試験研究は今 No.524「海底設置型耐トロール式ドップラー流速計による宗谷暖流の長期観測開始」(2004年6月11日)

海底設置型耐トロール式ドップラー流速計による宗谷暖流の長期観測開始

宗谷暖流の長期観測開始!

  北海道立中央水試と北海道大学低温科学研究所は、宗谷暖流の流れの詳しい時間変化を得る目的で、浜頓別沖の宗谷暖流最強流部に海底設置型の耐トロール式ADCP(超音波ドップラー流速計)を2004年5月25日に設置し、約1年間の予定で共同観測を開始しました。

共同観測以前の経緯

  宗谷暖流はオホーツク海の宗谷海峡から、知床半島先端までの北海道沿岸に沿って流れる海流で、流域周辺では活発な漁業が行われています。宗谷暖流の上流に当たる宗谷海峡では、この海流の一部がロシア領内を流れているため、水試では1995年(平成7年)からユジノサハリンスクにあるロシア連邦サハリン漁業海洋学研究所(略称:SakhNIRO サフニロ)と宗谷海峡の海洋学的共同調査(ラペルーズプロジェクト)を行うことにより、国境を越えた範囲の情報収集を行ってきています(水産技術国際交流事業)。このラペルーズプロジェクトの中で北水試は「流量モニタリング方法の構築」の課題を持っています。宗谷暖流の流量を求めるためには北海道沿岸から宗谷暖流の沖側の境界を横切って観測する必要がありますが、これができるのは日本だけなので、宗谷暖流が日本の200カイリ内だけを流れるようになる浜頓別沖の海洋観測定線上で、宗谷暖流の流量観測を1999年から継続しています。

これまでの観測の問題点とその解決方法

  調査海域では、流速計を係留ロープに取り付けて設置する海流測定方法は係留ロープが漁業活動の支障となることから、水試では海流調査に船舶搭載ADCP(超音波ドップラー流速計)を用いる方法を使っています。しかし、船舶による調査は時間的に密な観測が行えないという観測方法上の構造的な問題を含んでいます。さらに、船舶搭載ADCPによる流量調査は、潮汐流の成分を除く必要があるので、24時間50分の間スケジュール通りに観測線上を運航しなければならない特殊な観測方法をとります。これは、特に時化に弱い観測方法となるため、実際、1999年以降の実績でも1年に1回あるいは2回しか観測が成功していません。このように、現状では流量を求めるための海流データ取得効率が悪く、海流を横断する方向の断面内の空間構造の知見は徐々に蓄積されつつあるものの、時間的な変動に関する知見は不十分なままの状況が続いています。

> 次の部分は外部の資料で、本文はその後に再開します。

@@ -1476,8 +1516,8 @@
             rs0n = read_off[(uint64_t)r0n + vzero];
             prevbn = (uint32_t)bases[tn * (uint64_t)TILE_BASES - 1 + vzero];
             if (tnn < n_tiles) {
-                r0nn = tile_read0[tnn + vzero];
-                r1nn = tile_read0[tnn + 1 + vzero];
+                r0nn = cold_args().tile_read0[tnn + vzero];
+                r1nn = cold_args().tile_read0[tnn + 1 + vzero];
             }
         }
         if (lane == 0) S.buf[HS_OFF - 1] = 0;
@@ -1522,8 +1562,8 @@
         auto issue_next = [&](uint32_t n_rec, uint64_t rec_base) {
             if constexpr (!DESC) {
                 if (lane == 0) {
-                    tile_cnt[t] = n_rec;
-                    tile_rec_off[t] = rec_base;
+                    cold_args().tile_cnt[t] = n_rec;
+                    cold_args().tile_rec_off[t] = rec_base;
                 }
             }
             have_pre = false;
@@ -1597,7 +1637,8 @@
 #ifndef EXP_NODENSE
             if (!(sem.dbg_skip & 2))
                 N = dense_phase<L, HPC, DESC>(issue_once, S, D, tab, read_off, n_reads, t, t0, tile_len, nh, halo_n, Tq, rcpTq, l, cr0, cr1,
-                                           bpos0, rs0, lane_d, rec, pool_cursor, mn_cnt, counts, base, sem, d_agg, d_meta, K1,
+                                           bpos0, rs0, lane_d, cold_args().rec, cold_args().pool_cursor, cold_args().mn_cnt,
+                                           cold_args().counts, base, sem, cold_args().d_agg, cold_args().d_meta, cold_args().K1,
                                            caps, raw, lb_early, lb_dead, ph, stamp);
 #endif
             S2K_STAMP(5);
@@ -1618,19 +1659,19 @@
     }
 #ifdef S2K_PROFILE
     if ((sem.dbg_skip & 8) && lane == 0)
-        for (int i = 0; i < 16; i++) atomicAdd((unsigned long long *)&counts->dbg_cycles[blockIdx.x & 63][i], (unsigned long long)ph[i]);
+        for (int i = 0; i < 16; i++) atomicAdd((unsigned long long *)&cold_args().counts->dbg_cycles[blockIdx.x & 63][i], (unsigned long long)ph[i]);
 #endif
 #ifdef S2K_DEBUG_KNOBS
     if ((sem.dbg_skip & 32) && lane == 0) {
         const unsigned long long now = __builtin_amdgcn_s_memrealtime();
-        atomicMax((unsigned long long *)&counts->dbg_cycles[0][0], now);
-        atomicMax((unsigned long long *)&counts->dbg_cycles[0][1], ~now);
-        atomicAdd((unsigned long long *)&counts->dbg_cycles[1][0], (unsigned long long)(__builtin_amdgcn_s_memtime() - dbg_mt0));
-        atomicAdd((unsigned long long *)&counts->dbg_cycles[1][1], (unsigned long long)(now - dbg_rt0));
+        atomicMax((unsigned long long *)&cold_args().counts->dbg_cycles[0][0], now);
+        atomicMax((unsigned long long *)&cold_args().counts->dbg_cycles[0][1], ~now);
+        atomicAdd((unsigned long long *)&cold_args().counts->dbg_cycles[1][0], (unsigned long long)(__builtin_amdgcn_s_memtime() - dbg_mt0));
+        atomicAdd((unsigned long long *)&cold_args().counts->dbg_cycles[1][1], (unsigned long long)(now - dbg_rt0));
         const uint32_t wid = blockIdx.x * TW + w;
         if (wid < 4096) {
-            counts->dbg_wave[wid][0] = now;
-            counts->dbg_wave[wid][1] = ((uint64_t)__builtin_amdgcn_s_getreg((20 | (0 << 6) | (31 << 11))) << 32) | (uint32_t)__builtin_amdgcn_s_getreg((4 | (0 << 6) | (31 << 11)));
+            cold_args().counts->dbg_wave[wid][0] = now;
+            cold_args().counts->dbg_wave[wid][1] = ((uint64_t)__builtin_amdgcn_s_getreg((20 | (0 << 6) | (31 << 11))) << 32) | (uint32_t)__builtin_amdgcn_s_getreg((4 | (0 << 6) | (31 << 11)));
         }
     }
 #endif
@@ -1787,11 +1828,11 @@
 }
 #endif
 
-template <int L, bool HPC, bool DESC>
+template <int L, bool HPC, bool DESC, int MODE>
 hipError_t launch_tiles_lh(hipStream_t st, const uint8_t *bases, const uint64_t *read_off, uint64_t n_reads, uint64_t n_bases,
                            uint64_t n_tiles, const uint32_t *tile_read0, Sem sem, Records rec, uint64_t *pool_cursor,
                            uint64_t *tile_rec_off, uint32_t *tile_cnt, uint32_t *mn_cnt, Counts *counts, const Desc *desc, uint64_t tile_begin) {
-    auto kern = tile_minimizer_kernel<L, HPC, DESC>;
+    auto kern = tile_minimizer_kernel<L, HPC, DESC, MODE>;
     constexpr int TW = tw<HPC>();
     const int lds = block_lds_bytes<HPC>();
     constexpr int MAX_DEV = 64;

  このような状況を打開するためには、最近世界中で広く行われるようになった海底設置型耐トロール式ADCP(TRBM-ADCPと略す)による海流観測を本海域で行うことが最も有効な方法であると考えられます。この海底設置型流速計は、底曳網漁船がトロール網を曳いたり他の漁具が流れてきたりしても、それらが流速計の上をすべっていくような形状に設計されています(図1)。このような機器が利用できれば、漁業の現場に対する影響が最小限にとどめられ、流速の連続記録を長期間にわたり継続観測することが可能と期待されます。

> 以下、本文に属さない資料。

+                       b.d_counts, seg_ticket, grp_ticket, b.d_excl,
+                       b.d_totals);
+    if (seg_ticket == nullptr)
+      hipLaunchKernelGGL(excl_scan_kernel, dim3(1), dim3(256), 0, st,
+                         b.d_blk, blocks, b.d_excl, b.d_totals);
+    hipLaunchKernelGGL(seg_write_g_kernel, dim3(blocks), dim3(256), 0, st,
+                       b.d_flags, (int)n, b.d_excl, d_off, n_req,
                        b.d_seg_start, b.d_seg_req);
-    hipLaunchKernelGGL(group_flags_count_kernel, dim3(blocks), dim3(256), 0,
-                       st, b.d_seg_start, b.d_seg_req, b.d_totals, b.d_off,
-                       (int)n, b.d_gflags, b.d_blk);
-    hipLaunchKernelGGL(excl_scan_kernel, dim3(1), dim3(256), 0, st,
-                       b.d_blk, blocks, b.d_excl, b.d_totals + 1);
-    hipLaunchKernelGGL(flag_compact_write_kernel, dim3(blocks), dim3(256), 0,
-                       st, b.d_gflags, (int)n, b.d_excl, b.d_ghead);
+    hipLaunchKernelGGL(group_front_kernel, dim3(blocks), dim3(256), 0, st,
+                       b.d_seg_start, b.d_seg_req, b.d_totals, d_off,
+                       (int)n, b.d_gflags, b.d_blk, grp_ticket, seg_ticket, b.d_excl,
+                       b.d_totals + 1);
+    if (grp_ticket == nullptr)
+      hipLaunchKernelGGL(excl_scan_kernel, dim3(1), dim3(256), 0, st,
+                         b.d_blk, blocks, b.d_excl, b.d_totals + 1);
+    hipLaunchKernelGGL(group_compact_g_kernel, dim3(blocks), dim3(256), 0, st,
+                       b.d_gflags, b.d_totals, (int)n, b.d_excl, b.d_ghead);
     bool want_cache = pending_slots != nullptr && cache_on_;
     if (want_cache)
       HIP_OK(hipMemsetAsync(b.d_out_ids, 0xFF, sizeof(int32_t) * n, st));
@@ -469,14 +514,14 @@
       BatchSet& b = sets_[s];
       (void)hipStreamDestroy(b.stream);
       (void)hipEventDestroy(b.event);
-      (void)hipHostFree(b.h_bytes);
-      (void)hipHostFree(b.h_off);
+      (void)hipHostFree(b.h_stage);
       (void)hipHostFree(b.h_counts);
       (void)hipHostFree(b.h_best);
       (void)hipHostFree(b.h_slots);
-      for (void* p : {(void*)b.d_bytes, (void*)b.d_off, (void*)b.d_flags,
+      for (void* p : {(void*)b.d_stage, (void*)b.d_flags,
                       (void*)b.d_gflags, (void*)b.d_blk, (void*)b.d_excl,
-                      (void*)b.d_totals, (void*)b.d_seg_start,
+                      (void*)b.d_totals, (void*)b.d_tickets,
+                      (void*)b.d_seg_start,
                       (void*)b.d_seg_req, (void*)b.d_ghead,
                       (void*)b.d_out_ids, (void*)b.d_counts, (void*)b.d_pool,
                       (void*)b.d_poolcnt, (void*)b.d_poolbf, (void*)b.d_gout,
@@ -514,6 +559,7 @@
   bf16* d_pending_ = nullptr;
   hipStream_t insert_stream_{};
   size_t max_bytes_ = 0;
+  size_t header_bytes_ = 0;
   int max_req_ = 0;
   int htab_mask_ = 0;
   long long* d_htab_keys_ = nullptr;
diff --git a/csrc/aigw_fast_module.cpp b/csrc/aigw_fast_module.cpp
--- a/csrc/aigw_fast_module.cpp
+++ b/csrc/aigw_fast_module.cpp
@@ -3,6 +3,7 @@
 #include <pybind11/stl.h>
 
 #include <cstdint>
+#include <cstring>
 #include <stdexcept>
 #include <string>
 #include <vector>
@@ -28,6 +29,12 @@
                             int32_t* counts_out, const int32_t* pending_slots,
                             int32_t* rows_out, float* scores_out);
 long long admission_cache_insert(GpuAdmissionDirect* a, int pending_slot);
+bool admission_submit(GpuAdmissionDirect* a, int set, const char* bytes,
+                      size_t n, const int64_t* offsets, int n_req,
+                      const int32_t* pending_slots);
+bool admission_wait(GpuAdmissionDirect* a, int set, int n_req,
+                    int32_t* counts_out, int32_t* rows_out, float* scores_out);
+char* admission_staging(GpuAdmissionDirect* a, int set);
 
 }
 
@@ -112,6 +119,58 @@
     return py::make_tuple(counts, rows, scores);
   }
 
+  std::vector<std::vector<int32_t>> count_pipelined(
+      const std::vector<std::vector<std::string>>& batches) {
+    for (const auto& texts : batches) {
+      if (texts.empty() || (long long)texts.size() > max_req_)
+        throw std::runtime_error("text count out of range");
+      size_t total = 0;
+      for (const auto& t : texts) total += t.size();
+      if (total == 0 || total > max_bytes_)
+        throw std::runtime_error("batch bytes out of range");
+    }
+    std::vector<std::vector<int32_t>> out(batches.size());
+    bool ok = true;
+    {
+      py::gil_scoped_release release;
+      long long in_flight[2] = {-1, -1};
+      std::vector<int64_t> offs;
+      auto wait = [&](int s) {
+        if (in_flight[s] < 0) return;
+        auto& counts = out[(size_t)in_flight[s]];
+        if (!admission_wait(adm_, s, (int)counts.size(), counts.data(),
+                            nullptr, nullptr))
+          ok = false;
+        in_flight[s] = -1;
+      };
+      for (size_t i = 0; i < batches.size() && ok; ++i) {
+        int s = (int)(i % 2);
+        wait(s);
+        if (!ok) break;
+        const auto& texts = batches[i];
+        char* staging = admission_staging(adm_, s);
+        offs.clear();
+        size_t n = 0;
+        for (const auto& t : texts) {
+          offs.push_back((int64_t)n);
+          memcpy(staging + n, t.data(), t.size());
+          n += t.size();
+        }
+        out[i].assign(texts.size(), 0);
+        if (!admission_submit(adm_, s, nullptr, n, offs.data(),
+                              (int)texts.size(), nullptr)) {
+          ok = false;
+          break;
+        }
+        in_flight[s] = (long long)i;
+      }
+      wait(0);
+      wait(1);
+    }
+    if (!ok) throw std::runtime_error("pipelined admission failed");
+    return out;
+  }
+
   long long insert(int slot) {
     if (!cache_on_) throw std::runtime_error("init_cache() first");
     long long row = admission_cache_insert(adm_, slot);
@@ -156,6 +215,8 @@
            py::arg("pending_cap"), py::arg("fp8"))
       .def("count", &AdmissionProbe::count, py::arg("texts"))
       .def("count_lookup", &AdmissionProbe::count_lookup, py::arg("texts"))
+      .def("count_pipelined", &AdmissionProbe::count_pipelined,
+           py::arg("batches"))
       .def("insert", &AdmissionProbe::insert, py::arg("slot"));
 
   py::class_<FastMock>(m, "FastMock")
diff --git a/csrc/bpe_kernels.cuh b/csrc/bpe_kernels.cuh
--- a/csrc/bpe_kernels.cuh
+++ b/csrc/bpe_kernels.cuh
@@ -417,3 +417,303 @@
   int pos_in_wave = __popcll(ballot & ((1ull << lane) - 1ull));
   out_idx[blk_excl[blockIdx.x] + wave_base[wave] + pos_in_wave] = i;
 }
+
+
+constexpr int kAdmGranule = 4096;
+
+__device__ __forceinline__ int block256_sum(int v) {
+  __shared__ int wave_part[4];
+  #pragma unroll
+  for (int off = 32; off > 0; off >>= 1) v += __shfl_xor(v, off);
+  __syncthreads();
+  if ((threadIdx.x & 63) == 0) wave_part[threadIdx.x >> 6] = v;
+  __syncthreads();
+  return wave_part[0] + wave_part[1] + wave_part[2] + wave_part[3];
+}
+
+__device__ __forceinline__ int block256_excl_scan(int v, int& total) {
+  __shared__ int wave_tot[4];
+  int lane = (int)threadIdx.x & 63;
+  int wave = (int)threadIdx.x >> 6;
+  int incl = v;
+  #pragma unroll
+  for (int off = 1; off < 64; off <<= 1) {
+    int t = __shfl_up(incl, off);
+    if (lane >= off) incl += t;
+  }
+  __syncthreads();
+  if (lane == 63) wave_tot[wave] = incl;
+  __syncthreads();
+  int wave_off = 0;
+  for (int w = 0; w < wave; ++w) wave_off += wave_tot[w];
+  total = wave_tot[0] + wave_tot[1] + wave_tot[2] + wave_tot[3];
+  return wave_off + incl - v;
+}
+
+__device__ __forceinline__ void publish_count_scan_if_last(
+    int cnt, int32_t* blk_counts, unsigned* ticket, int32_t* excl,
+    int32_t* total) {
+  __shared__ int is_last;
+  int tid = threadIdx.x;
+  if (ticket == nullptr) {
+    if (tid == 0) blk_counts[blockIdx.x] = cnt;
+    return;
+  }
+  if (tid == 0) {
+    __hip_atomic_store(&blk_counts[blockIdx.x], cnt, __ATOMIC_RELAXED,
+                       __HIP_MEMORY_SCOPE_AGENT);
+    asm volatile("s_waitcnt vmcnt(0)" ::: "memory");
+    unsigned t = __hip_atomic_fetch_add(ticket, 1u, __ATOMIC_RELAXED,
+                                        __HIP_MEMORY_SCOPE_AGENT);
+    is_last = (t == gridDim.x - 1u);
+  }
+  __syncthreads();
+  if (!is_last) return;
+  if (tid == 0) {
+    __builtin_amdgcn_fence(__ATOMIC_ACQUIRE, "agent");
+    asm volatile("s_waitcnt vmcnt(0)" ::: "memory");
+  }
+  __syncthreads();
+  int nblk = (int)gridDim.x;
+  int carry = 0;
+  for (int base = 0; base < nblk; base += 256) {
+    int i = base + tid;
+    int v = (i < nblk) ? __hip_atomic_load(&blk_counts[i], __ATOMIC_RELAXED,
+                                           __HIP_MEMORY_SCOPE_AGENT)
+                       : 0;
+    int chunk_total;
+    int e = block256_excl_scan(v, chunk_total);
+    if (i < nblk) excl[i] = carry + e;
+    carry += chunk_total;
+  }
+  if (tid == 0) *total = carry;
+}
+
+__global__ void __launch_bounds__(256)
+seg_front_kernel(const uint8_t* src, int n, const int64_t* src_off, int n_req,
+                 bool copy_in, uint8_t* dst_bytes, int64_t* dst_off,
+                 uint8_t* __restrict__ flags, int32_t* blk_counts,
+                 int32_t* __restrict__ req_counts, unsigned* ticket,
+                 unsigned* rearm, int32_t* excl, int32_t* total) {
+  __shared__ __attribute__((aligned(16))) uint8_t forced[kAdmGranule];
+  __shared__ uint8_t wave_last[4];
+  int tid = threadIdx.x;
+  int lane = tid & 63;
+  int wave = tid >> 6;
+  int base = blockIdx.x * kAdmGranule;
+  int end = min(base + kAdmGranule, n);
+  int my = base + tid * 16;
+  int last_vec = ((n - 1) >> 4) << 4;
+  uint4 raw = *reinterpret_cast<const uint4*>(src + min(my, last_vec));
+  uint8_t halo = src[max(base - 1, 0)];
+  long long my_off = src_off[min(tid, n_req - 1)];
+  if (tid >= n_req) my_off = -1;
+  reinterpret_cast<uint4*>(forced)[tid] = make_uint4(0, 0, 0, 0);
+  int gtid = blockIdx.x * 256 + tid;
+  int gstride = gridDim.x * 256;
+  for (int r = gtid; r < n_req; r += gstride) {
+    req_counts[r] = 0;
+    if (copy_in) dst_off[r] = src_off[r];
+  }
+  if (gtid == 0 && rearm != nullptr)
+    __hip_atomic_store(rearm, 0u, __ATOMIC_RELAXED, __HIP_MEMORY_SCOPE_AGENT);
+  __syncthreads();
+  if (n_req <= 256) {
+    if (my_off >= base && my_off < end) forced[my_off - base] = 1;
+  } else {
+    int lo = 0, len = n_req;
+    while (len > 0) {
+      int step = (len + 255) / 256;
+      int idx = lo + tid * step;
+      bool below = (tid * step < len) && src_off[idx] < base;
+      int c = block256_sum(below ? 1 : 0);
+      if (step == 1) { lo += c; break; }
+      if (c == 0) break;
+      int new_lo = lo + (c - 1) * step + 1;
+      int new_len = min(step - 1, lo + len - new_lo);
+      lo = new_lo;
+      len = new_len;
+    }
+    for (int r = lo + tid; r < n_req; r += 256) {
+      long long off = src_off[r];
+      if (off >= end) break;
+      if (off >= base) forced[off - base] = 1;
+    }
+  }
+  if (copy_in && my < n) *reinterpret_cast<uint4*>(dst_bytes + my) = raw;
+  uint8_t b[16];
+  {
+    uint32_t w[4] = {raw.x, raw.y, raw.z, raw.w};
+    #pragma unroll
+    for (int j = 0; j < 16; ++j) b[j] = (uint8_t)(w[j >> 2] >> ((j & 3) * 8));
+  }
+  int up = __shfl_up((int)b[15], 1);
+  if (lane == 63) wave_last[wave] = b[15];
+  __syncthreads();
+  uint8_t p = (uint8_t)up;
+  if (lane == 0) p = (wave == 0) ? halo : wave_last[wave - 1];
+  uint4 fm = reinterpret_cast<const uint4*>(forced)[tid];
+  uint32_t fw[4] = {fm.x, fm.y, fm.z, fm.w};
+  uint32_t ow[4] = {0, 0, 0, 0};
+  int cnt = 0;
+  #pragma unroll
+  for (int j = 0; j < 16; ++j) {
+    int i = my + j;
+    uint8_t c = b[j];
+    bool f = false;
+    if (i < n) {
+      f = (i == 0) || (c == ' ') ||
+          (byte_class(c) != byte_class(p) && p != ' ') ||
+          ((fw[j >> 2] >> ((j & 3) * 8)) & 0xffu);
+    }
+    if (f) {
+      ow[j >> 2] |= 1u << ((j & 3) * 8);
+      ++cnt;
+    }
+    p = c;
+  }
+  if (my < n)
+    *reinterpret_cast<uint4*>(flags + my) = make_uint4(ow[0], ow[1], ow[2], ow[3]);
+  cnt = block256_sum(cnt);
+  publish_count_scan_if_last(cnt, blk_counts, ticket, excl, total);
+}
+
+__device__ __forceinline__ int granule_lane_base(int lane_cnt, int blk_base) {
+  int total;
+  return blk_base + block256_excl_scan(lane_cnt, total);
+}
+
+__global__ void __launch_bounds__(256)
+seg_write_g_kernel(const uint8_t* __restrict__ flags, int n,
+                   const int32_t* __restrict__ blk_excl,
+                   const int64_t* __restrict__ req_off, int n_req,
+                   int32_t* __restrict__ seg_start,
+                   int32_t* __restrict__ seg_req) {
+  int my = blockIdx.x * kAdmGranule + threadIdx.x * 16;
+  uint4 fm = *reinterpret_cast<const uint4*>(flags + min(my, ((n - 1) >> 4) << 4));
+  if (my >= n) fm = make_uint4(0, 0, 0, 0);
+  int blk_base = blk_excl[blockIdx.x];
+  int base = blockIdx.x * kAdmGranule;
+  int last = min(base + kAdmGranule, n) - 1;
+  long long my_off = req_off[min((int)threadIdx.x, n_req - 1)];
+  if ((int)threadIdx.x >= n_req) my_off = LLONG_MAX;
+  uint32_t fw[4] = {fm.x, fm.y, fm.z, fm.w};
+  int cnt = 0;
+  #pragma unroll
+  for (int k = 0; k < 4; ++k) cnt += __popc(fw[k] & 0x01010101u);
+  int pos = granule_lane_base(cnt, blk_base);
+  int blk_lo = 0, blk_hi = 0;
+  if (n_req <= 256) {
+    int packed = block256_sum((my_off <= base ? 1 : 0) |
+                              (my_off <= last ? 1 << 16 : 0));
+    blk_lo = packed & 0xffff;
+    blk_hi = packed >> 16;
+  } else {
+    int hi_lo = n_req, hi_hi = n_req;
+    while (blk_lo < hi_lo || blk_hi < hi_hi) {
+      if (blk_lo < hi_lo) {
+        int mid = (blk_lo + hi_lo) >> 1;
+        if (req_off[mid] <= base) blk_lo = mid + 1; else hi_lo = mid;
+      }
+      if (blk_hi < hi_hi) {
+        int mid = (blk_hi + hi_hi) >> 1;
+        if (req_off[mid] <= last) blk_hi = mid + 1; else hi_hi = mid;
+      }
+    }
+  }
+  if (cnt == 0) return;
+  int lo = blk_lo, hi = blk_hi;
+  while (lo < hi) {
+    int mid = (lo + hi) >> 1;
+    if (req_off[mid] <= my) lo = mid + 1; else hi = mid;
+  }
+  long long next_off = (lo < blk_hi) ? req_off[lo] : LLONG_MAX;
+  #pragma unroll
+  for (int j = 0; j < 16; ++j) {
+    if (!((fw[j >> 2] >> ((j & 3) * 8)) & 1u)) continue;
+    int i = my + j;
+    while (i >= next_off) {
+      ++lo;
+      next_off = (lo < blk_hi) ? req_off[lo] : LLONG_MAX;
+    }
+    if ((unsigned)pos < (unsigned)n) {
+      seg_start[pos] = i;
+      seg_req[pos] = lo - 1;
+    }
+    ++pos;
+  }
+}
+
+__global__ void __launch_bounds__(256)
+group_front_kernel(const int32_t* __restrict__ seg_start,
+                   const int32_t* __restrict__ seg_req,
+                   const int32_t* __restrict__ n_segs_dev,
+                   const int64_t* __restrict__ req_off, int n,
+                   uint8_t* __restrict__ flags, int32_t* blk_counts,
+                   unsigned* ticket, unsigned* rearm, int32_t* excl,
+                   int32_t* total) {
+  int n_segs = min(*n_segs_dev, n);
+  int base = blockIdx.x * kAdmGranule;
+  if (blockIdx.x == 0 && threadIdx.x == 0 && rearm != nullptr)
+    __hip_atomic_store(rearm, 0u, __ATOMIC_RELAXED, __HIP_MEMORY_SCOPE_AGENT);
+  int cnt = 0;
+  if (base < n_segs) {
+    int rq[16], rqp[16], ss[16], ssp[16];
+    #pragma unroll
+    for (int k = 0; k < 16; ++k) {
+      int ic = min(base + k * 256 + (int)threadIdx.x, n_segs - 1);
+      int ip = max(ic - 1, 0);
+      rq[k] = seg_req[ic];
+      ss[k] = seg_start[ic];
+      rqp[k] = seg_req[ip];
+      ssp[k] = seg_start[ip];
+    }
+    long long off[16];
+    #pragma unroll
+    for (int k = 0; k < 16; ++k) off[k] = req_off[rq[k]];
+    #pragma unroll
+    for (int k = 0; k < 16; ++k) {
+      int i = base + k * 256 + (int)threadIdx.x;
+      if (i < n_segs) {
+        bool f = i == 0 || rq[k] != rqp[k] ||
+                 ((ss[k] - off[k]) >> 5) != ((ssp[k] - off[k]) >> 5);
+        flags[i] = f;
+        cnt += f;
+      }
+    }
+  }
+  cnt = block256_sum(cnt);
+  publish_count_scan_if_last(cnt, blk_counts, ticket, excl, total);
+}
+
+__global__ void __launch_bounds__(256)
+group_compact_g_kernel(const uint8_t* __restrict__ flags,
+                       const int32_t* __restrict__ n_dev, int cap,
+                       const int32_t* __restrict__ blk_excl,
+                       int32_t* __restrict__ out_idx) {
+  int n = min(*n_dev, cap);
+  int blk_base = blk_excl[blockIdx.x];
+  int my = blockIdx.x * kAdmGranule + threadIdx.x * 16;
+  uint4 fm = *reinterpret_cast<const uint4*>(flags + min(my, ((cap - 1) >> 4) << 4));
+  uint32_t fw[4] = {0, 0, 0, 0};
+  if (my < n) {
+    fw[0] = fm.x; fw[1] = fm.y; fw[2] = fm.z; fw[3] = fm.w;
+    int valid = n - my;
+    if (valid < 16) {
+      #pragma unroll
+      for (int j = 0; j < 16; ++j)
+        if (j >= valid) fw[j >> 2] &= ~(0xffu << ((j & 3) * 8));
+    }
+  }
+  int cnt = 0;
+  #pragma unroll
+  for (int k = 0; k < 4; ++k) cnt += __popc(fw[k] & 0x01010101u);
+  int pos = granule_lane_base(cnt, blk_base);
+  if (cnt == 0) return;
+  #pragma unroll
+  for (int j = 0; j < 16; ++j) {
+    if (!((fw[j >> 2] >> ((j & 3) * 8)) & 1u)) continue;
+    if ((unsigned)pos < (unsigned)cap) out_idx[pos] = my + j;
+    ++pos;
+  }
+}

  しかし、この機器は大変高価で現状では購入のめどは立たないため、道単独でこのような観測を実施することは困難です。そこで、この海底設置型のドップラー流速計を所有している機関と共同して海流観測を行うことが現実的解決方法です。

共同観測の実現

  北海道大学低温科学研究所は国際共同研究により1998年6月から2000年6月までサハリン東岸沖の陸棚上でTRBM-ADCPを使用して海流観測を行い、東カラフト海流の姿を明らかにし、この流速計の有効性を示しました。幸いなことに、その後このTRBM-ADCPがしばらく利用されない情報を得たため、2001年に北大低温研と情報交換を行いました。北大低温研でもオホーツク海研究の一環として宗谷暖流の海流観測を重視しており、北水試のラペルーズプロジェクトの目的とも合致していることが分かりました。そこで、2002年にラペルーズプロジェクトのサブプログラムという位置づけで、北大低温研がTRBM-ADCPを提供し、北水試試験調査船がTRBM-ADCPを設置・回収する宗谷暖流の共同海流観測を行うことになりました。

短期観測から本長期観測開始まで

  観測地点の選定について、北水試が1999年以来継続観測してきたことにより海流の空間分布がある程度分かってきた観測線の上で、最強流部が現れる観測点をTRBM-ADCPの短期観測のための設置場所候補地として決定しました。2002年春、稚内水試資源管理部の協力を得て、設置予定地点周辺で底曳網漁業を行っている関係漁協である稚内機船漁協と枝幸漁協に計画の説明を行って設置場所を検討しました。その結果、第一候補地より宗谷暖流の下流側約3マイルの位置に設置することになりました(図2)。2002年7月26日に中央水試おやしお丸で、ケガニ漁場となっていた設置予定点より北方にずらして設置し、9月4日に稚内水試北洋丸で回収しました。その時得られたデータは良好に収録されていました。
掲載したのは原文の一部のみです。